# Parm/Walnut Bruschetta



## kadesma (Jun 26, 2006)

_This is so yummy, I have to confess, we dueled to the finish over these _
_Hope you'll enjoy them too._
_3/4-c. fresh grated parmesan_
_3/4-c. evoo_
_1/2-c.finely chopped walnuts_
_16 (1/2in.) slices french bread_

Combine 1/2-c. of the cheese,1/4-c.evoo and 1/4-c.nuts in FP. Process til almost smooth.
Brush both sides of your bread with the remaining 1/2-c. evoo. Arrange on baking sheet. Broil 30 seconds on each side or til light brown. Spread the slices with the cheese mix. Sprinkle with the remaining 1/4-c. chhese and 1/4-c walnuts. Again broil til cheese begins to melt. 
Serve immediately
makes 16 servings
enjoy,
kadesma


----------



## corazon (Jun 26, 2006)

That looks delicious!  I'll have to try them out this weekend maybe.  Thanks kadesma!


----------



## Andy M. (Jun 26, 2006)

Thanks, K.  Looks really good.


----------



## Michelemarie (Jun 26, 2006)

Another great one from you!
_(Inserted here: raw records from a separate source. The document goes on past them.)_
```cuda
int grb_head_loss_forward_backward(const float* x, const float* ln_g, const float* ln_b, float ln_eps, const void* table_bf16,
                                   const int64_t* targets, int T, int D, int C, float* loss, float* dx, float* dtable, float* dln_g,
                                   float* dln_b, void* workspace, void* stream) {
    GRB_REQUIRE(x && ln_g && ln_b && table_bf16 && targets && loss && workspace, "null argument");
    GRB_REQUIRE(T > 0 && C > 1 && (D == 64 || D == 128 || D == 256), "bad shape T=%d D=%d C=%d", T, D, C);
    const bool want_grad = dx != nullptr;
    GRB_REQUIRE(!want_grad || (dtable && dln_g && dln_b), "null gradient pointer");
    cudaStream_t st = static_cast<cudaStream_t>(stream);
    HeadWork h = carve_head(workspace, T, D, C);
    const bool count_aside = g_defer_on;
    auto count = [&](cudaStream_t s_) -> int {
        launch_k(ce_count_kernel, 1, 1024, 0, s_, reinterpret_cast<const long long*>(targets), T, h.scal, loss);
        GRB_CUDA(cudaGetLastError());
        return 0;
    };
    if (count_aside) GRB_TRY(defer_run(st, count));
    GRB_TRY(head_ln_forward(x, ln_g, ln_b, ln_eps, h.xf, h.stf, T, D, st));
    if (count_aside) GRB_TRY(join_pending(st));
    else GRB_TRY(count(st));
    if (head_fused(D)) {
        CeArgs ca{reinterpret_cast<const long long*>(targets), h.scal, T, C, want_grad ? h.dxf : nullptr, h.shift, h.row_loss, dtable,
                  h.rseg, h.tseg, h.ce_rsched, h.ce_tsched, h.ce_rcarry, h.ce_tcarry};
        GRB_CUDA(with_ce_dim(D, [&](auto DC) { return launch_tc_ce<DC>(h.xf, (const bf16*)table_bf16, ca, sm_count(), st); }));
        launch_k(ce_loss_sum_kernel, 1, 1024, 0, st, (const float*)h.row_loss, T, loss);
        GRB_CUDA(cudaGetLastError());
        if (!want_grad) return 0;
        GRB_TRY(run_maybe_deferred(st, [&](cudaStream_t s_) -> int {
            GRB_CUDA(with_ce_dim(D, [&](auto DC) { return launch_ce_table<DC>(h.xf, (const bf16*)table_bf16, ca, sm_count(), s_); }));
            return 0;
        }));
    } else {
        GRB_CUDA((launch_tc_gemm<0>(h.xf, (const bf16*)table_bf16, T, C, D, D, D, TcEpiF32{nullptr, h.ldl, 1.f}, h.logits32, nullptr, h.ldl,
                                    sm_count(), st)));
        if (h.ldl / 8 <= 256 * 8)
            launch_k(ce_fwd_bwd_vec_kernel<8>, T, 256, 0, st, h.logits, h.ldl, C, reinterpret_cast<const long long*>(targets), h.scal, h.row_loss, want_grad ? 1 : 0,
                     (const float*)h.logits32);
        else
            launch_k(ce_fwd_bwd_kernel, T, 256, 0, st, h.logits, h.ldl, C, reinterpret_cast<const long long*>(targets), h.scal, h.row_loss, want_grad ? 1 : 0,
                     (const float*)h.logits32);
        GRB_CUDA(cudaGetLastError());
        launch_k(ce_loss_sum_kernel, 1, 1024, 0, st, (const float*)h.row_loss, T, loss);
        GRB_CUDA(cudaGetLastError());
        if (!want_grad) return 0;
        GRB_CUDA(gemm_nn_f32(h.logits, (const bf16*)table_bf16, h.dxf, nullptr, 1.f, T, D, C, h.ldl, D, st));
        TnSpec spec{h.logits, h.xf, dtable, C, D, T, h.ldl, D, D};
        GRB_TRY(run_maybe_deferred(st, [&](cudaStream_t s_) -> int {
            GRB_CUDA(launch_tc_tn_group(&spec, 1, sm_count(), h.part_tn, s_));
            return 0;
        }));
    }
    return head_ln_backward(h, x, ln_g, dx, dln_g, dln_b, T, D, st);
}

namespace {
struct SampledWork : HeadCommon {
    bf16* Es; float* bias; int* sid;
    float *ztgt, *gtgt;
    float* part; int ks;
    int Npad;
    size_t bytes;
};
SampledWork carve_sampled(void* base, size_t T, size_t D, size_t N) {
    SampledWork h;
    Carver c{static_cast<char*>(base)};
    h.Npad = (int)((N + 63) / 64 * 64);
    h.ks = sce_table_splits((int)T, h.Npad, sm_count());
    carve_head_common(c, h, T, D);
    h.Es = c.take<bf16>((size_t)h.Npad * D * 2);
    h.bias = c.take<float>((size_t)h.Npad * 4);
    h.sid = c.take<int>((size_t)h.Npad * 4);
    h.ztgt = c.take<float>(T * 4);
    h.gtgt = c.take<float>(T * 4);
    h.part = c.take<float>((size_t)h.ks * h.Npad * D * 4);
    h.bytes = c.off;
    return h;
}
int check_sampled_shape(int T, int D, int N) {
    GRB_REQUIRE(T >= 1, "sampled head: T=%d must be >= 1", T);
    GRB_REQUIRE(D == 64 || D == 128, "sampled head: D=%d is not supported (D must be 64 or 128; D = 256 is served by the full head only)", D);
    GRB_REQUIRE(N >= 1 && N <= SCE_MAX_N, "sampled head: N=%d negatives, must be 1 .. %d", N, SCE_MAX_N);
    return 0;
}
// ... 348 lines not shown
    float *part_colsum, *part_tn;
    size_t bytes;
};
TnSpec linear_dw_spec(const void* dy_bf16, const void* x_bf16, float* dw, int T, int N, int K) {
    return TnSpec{(const bf16*)dy_bf16, (const bf16*)x_bf16, dw, N, K, T, N, K, K};
}
LinearBwdWork carve_linear_bwd(void* base, int T, int N, int K) {
    LinearBwdWork w;
    Carver c{static_cast<char*>(base)};
    const dim3 cg = colsum_grid(T, N);
    w.part_colsum = c.take<float>((size_t)cg.x * cg.y * 256 * 4);
    const TnSpec spec = linear_dw_spec(nullptr, nullptr, nullptr, T, N, K);
    w.part_tn = c.take<float>(tn_part_floats(&spec, 1, sm_count()) * 4);
    w.bytes = c.off;
    return w;
}
}

size_t grb_linear_backward_workspace_bytes(int T, int N, int K) {
    if (T <= 0 || N <= 0 || K <= 0) return 0;
    return carve_linear_bwd(nullptr, T, N, K).bytes;
}
int grb_linear_backward(const void* dy_bf16, const void* w_bf16, const void* x_bf16, int T, int N, int K, float* dx_f32,
                        const float* dx_residual, float* dw, float* db, void* workspace, void* stream) {
    GRB_REQUIRE(dy_bf16 && w_bf16, "null argument");
    GRB_REQUIRE(T > 0 && N % 8 == 0 && K % 8 == 0, "N and K must be multiples of 8");
    GRB_REQUIRE(workspace || (!dw && !db), "workspace is null");
    cudaStream_t st = static_cast<cudaStream_t>(stream);
    const LinearBwdWork w = carve_linear_bwd(workspace, T, N, K);
    if (db) GRB_TRY(colsum((const bf16*)dy_bf16, T, N, N, db, w.part_colsum, st));
    if (dw) {
        GRB_REQUIRE(x_bf16, "x is null");
        const TnSpec spec = linear_dw_spec(dy_bf16, x_bf16, dw, T, N, K);
        GRB_CUDA(launch_tc_tn_group(&spec, 1, sm_count(), w.part_tn, st));
    }
    if (dx_f32) {
        GRB_CUDA(gemm_nn_f32((const bf16*)dy_bf16, (const bf16*)w_bf16, dx_f32, dx_residual, 1.f, T, K, N, N, K, st));
    }
    return 0;
}

int grb_linear_dact_backward(const void* dy_bf16, const void* w_bf16, const void* z_bf16, int T, int N, int K, int act, float dropout_p,
                             uint64_t seed, const uint64_t* seed_dev, uint32_t site, void* g_bf16, void* stream) {
    GRB_REQUIRE(dy_bf16 && w_bf16 && z_bf16 && g_bf16, "null argument");
    GRB_REQUIRE(T > 0 && N % 8 == 0 && K % 8 == 0 && (act == 1 || act == 2), "bad argument");
    GRB_CUDA(gemm_dact(act, (const bf16*)dy_bf16, (const bf16*)w_bf16, (const bf16*)z_bf16, (bf16*)g_bf16, T, K, N,
                       make_dropout(dropout_p, seed, site, seed_dev), static_cast<cudaStream_t>(stream)));
    return 0;
}
int grb_cast_rows_f32_to_bf16(const float* in, void* out_bf16, int T, int D, const float* row_scale, float dropout_p, uint64_t seed,
                              const uint64_t* seed_dev, uint32_t site, void* stream) {
    GRB_REQUIRE(in && out_bf16 && T > 0 && D > 0 && D % 4 == 0, "bad argument");
    return cast_bf16(in, (bf16*)out_bf16, (size_t)T * D, D, make_dropout(dropout_p, seed, site, seed_dev), row_scale,
                     static_cast<cudaStream_t>(stream));
}

int grb_layernorm_forward(const float* x, const float* g, const float* b, float eps, int T, int D, void* y_bf16, float* y_f32,
                          float* stats, void* stream) {
    GRB_REQUIRE(x && g && b && (y_bf16 || y_f32), "null argument");
    LnFwdArgs a{x, g, b, (bf16*)y_bf16, y_f32, stats, T, D, eps};
    cudaStream_t st = static_cast<cudaStream_t>(stream);
    return with_row_dim(D, [&](auto DC) { launch_k(ln_fwd_kernel<DC / 64>, row_grid(T), ROW_THREADS, 0, st, a); });
}
size_t grb_layernorm_backward_workspace_bytes(int T, int D) {
    if (T <= 0 || D <= 0) return 0;
    return (size_t)2 * row_bwd_grid(T) * D * 4;
}
// ... 489 lines not shown
```

### genrec_b200/csrc/tc_tn_group.cuh

```cuda
#pragma once
#include "tc_gemm.cuh"

namespace grb {

constexpr int TN_MAX_PROBLEMS = 4;

struct TnProblem {
    int M, N, K;
    int num_m, num_n, splits, kb_total, kb_per_split;
    int work_begin;
    int part_begin;
    float* out;
    int ldo;
};
struct TnGroupParams {
    CUtensorMap tmA[TN_MAX_PROBLEMS];
    CUtensorMap tmB[TN_MAX_PROBLEMS];
    TnProblem p[TN_MAX_PROBLEMS];
    int nprob;
    int total_work;
    float* part;
};


// ... 149 lines not shown
    memset(&P, 0, sizeof(P));
    P.nprob = n;
    double total = 0;
    for (int i = 0; i < n; ++i) total += (double)specs[i].M * specs[i].N * specs[i].K;
    int work = 0, parts = 0;
    for (int i = 0; i < n; ++i) {
        const TnSpec& s = specs[i];
        TnProblem& q = P.p[i];
        q.M = s.M; q.N = s.N; q.K = s.K; q.out = s.out; q.ldo = s.ldo;
        q.num_m = (s.M + TC_BM - 1) / TC_BM;
        q.num_n = (s.N + TC_BN - 1) / TC_BN;
        q.kb_total = (s.K + TC_BK - 1) / TC_BK;
        const int tiles = q.num_m * q.num_n;
        int want_items = (int)(2.0 * num_sms * ((double)s.M * s.N * s.K / total) + 0.5);
        int splits = (want_items + tiles - 1) / tiles;
        if (splits < 1) splits = 1;
        int max_splits = q.kb_total / 4 > 0 ? q.kb_total / 4 : 1;
        if (splits > max_splits) splits = max_splits;
        q.kb_per_split = (q.kb_total + splits - 1) / splits;
        q.splits = (q.kb_total + q.kb_per_split - 1) / q.kb_per_split;
        q.work_begin = work;
        q.part_begin = q.splits > 1 ? parts : -1;
        work += tiles * q.splits;
        if (q.splits > 1) parts += tiles * q.splits;
    }
    P.total_work = work;
    return (size_t)parts * (TC_BM * TC_BN);
}
inline size_t tn_part_floats(const TnSpec* specs, int n, int num_sms) {
    TnGroupParams P;
    return n < 1 || n > TN_MAX_PROBLEMS ? 0 : tn_plan(P, specs, n, num_sms);
}

inline cudaError_t launch_tc_tn_group(const TnSpec* specs, int n, int num_sms, float* part, cudaStream_t st) {
    if (n < 1 || n > TN_MAX_PROBLEMS) return cudaErrorInvalidValue;
    TnGroupParams P;
    const size_t need = tn_plan(P, specs, n, num_sms);
    if (need > 0 && part == nullptr) return cudaErrorInvalidValue;
    P.part = part;
    for (int i = 0; i < n; ++i) {
        const TnSpec& s = specs[i];
        if (!make_tmap_bf16(&P.tmA[i], s.A, s.K, s.M, s.lda, 64, TC_BK) || !make_tmap_bf16(&P.tmB[i], s.B, s.K, s.N, s.ldb, 64, TC_BK))
            return cudaErrorInvalidValue;
    }
    const int work = P.total_work;
    cudaError_t e = set_max_smem(tc_tn_group_kernel, TN_SMEM_BYTES);
    if (e != cudaSuccess) return e;
    int grid = work < num_sms ? work : num_sms;
    launch_k(tc_tn_group_kernel, grid, TC_THREADS, TN_SMEM_BYTES, st, P);
    e = cudaGetLastError();
    if (e != cudaSuccess) return e;
    int tiles = 0;
    for (int i = 0; i < n; ++i)
        if (P.p[i].splits > 1) tiles += P.p[i].num_m * P.p[i].num_n;
    if (tiles == 0) return cudaSuccess;
    launch_k(tn_finish_kernel, tiles * TN_FINISH_SLABS, 256, 0, st, P);
    return cudaGetLastError();
}

}
```

### include/genrec_b200.h

```cpp
#ifndef GENREC_B200_H
#define GENREC_B200_H

#include <stddef.h>
#include <stdint.h>

#ifdef __cplusplus
extern "C" {
#endif

#define GRB_OK 0
#define GRB_EINVAL (-1)
#define GRB_ECUDA (-2)
#define GRB_ENODEV (-3)

const char* grb_last_error(void);
int grb_version(void);
uint64_t grb_launch_count(void);
int grb_check_device(int ordinal);

typedef struct {
    int B, L, D, H;
    int npos, ntime;
    float dropout_p;
    uint64_t seed;
// ... 11 lines not shown
    const void* ffn1_w;
    const float* ffn1_b;
    const void* ffn2_w;
    const float* ffn2_b;
    const float* ln2_g;
    const float* ln2_b;
} grb_hstu_layer_params;
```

Thanks alot!


----------



## kadesma (Jun 26, 2006)

Hope you all get a chance to try this it is so good.If it stays this hot tomorrow I'm making this to go with either a nice fruit salad or a tossed grren salad and ice tea for lunch..Thanks for letting me know 

kadesma


----------



## middie (Jun 27, 2006)

I like it already !!!!!!!


----------



## kadesma (Jun 27, 2006)

middie said:
			
		

> I like it already !!!!!!!


_Thanks Middie _

_kadesma_


----------



## bethzaring (Jun 27, 2006)

Kadesma, When I saw this recipe I went straight to the kitchen to tell my bread machine to start making a loaf of french bread, this recipe looks wonderful, thanks for posting!


----------



## kadesma (Jun 27, 2006)

bethzaring said:
			
		

> Kadesma, When I saw this recipe I went straight to the kitchen to tell my bread machine to start making a loaf of french bread, this recipe looks wonderful, thanks for posting!


Thank you Beth,
I hope you enjoy it as much as we do. 
kadesma


----------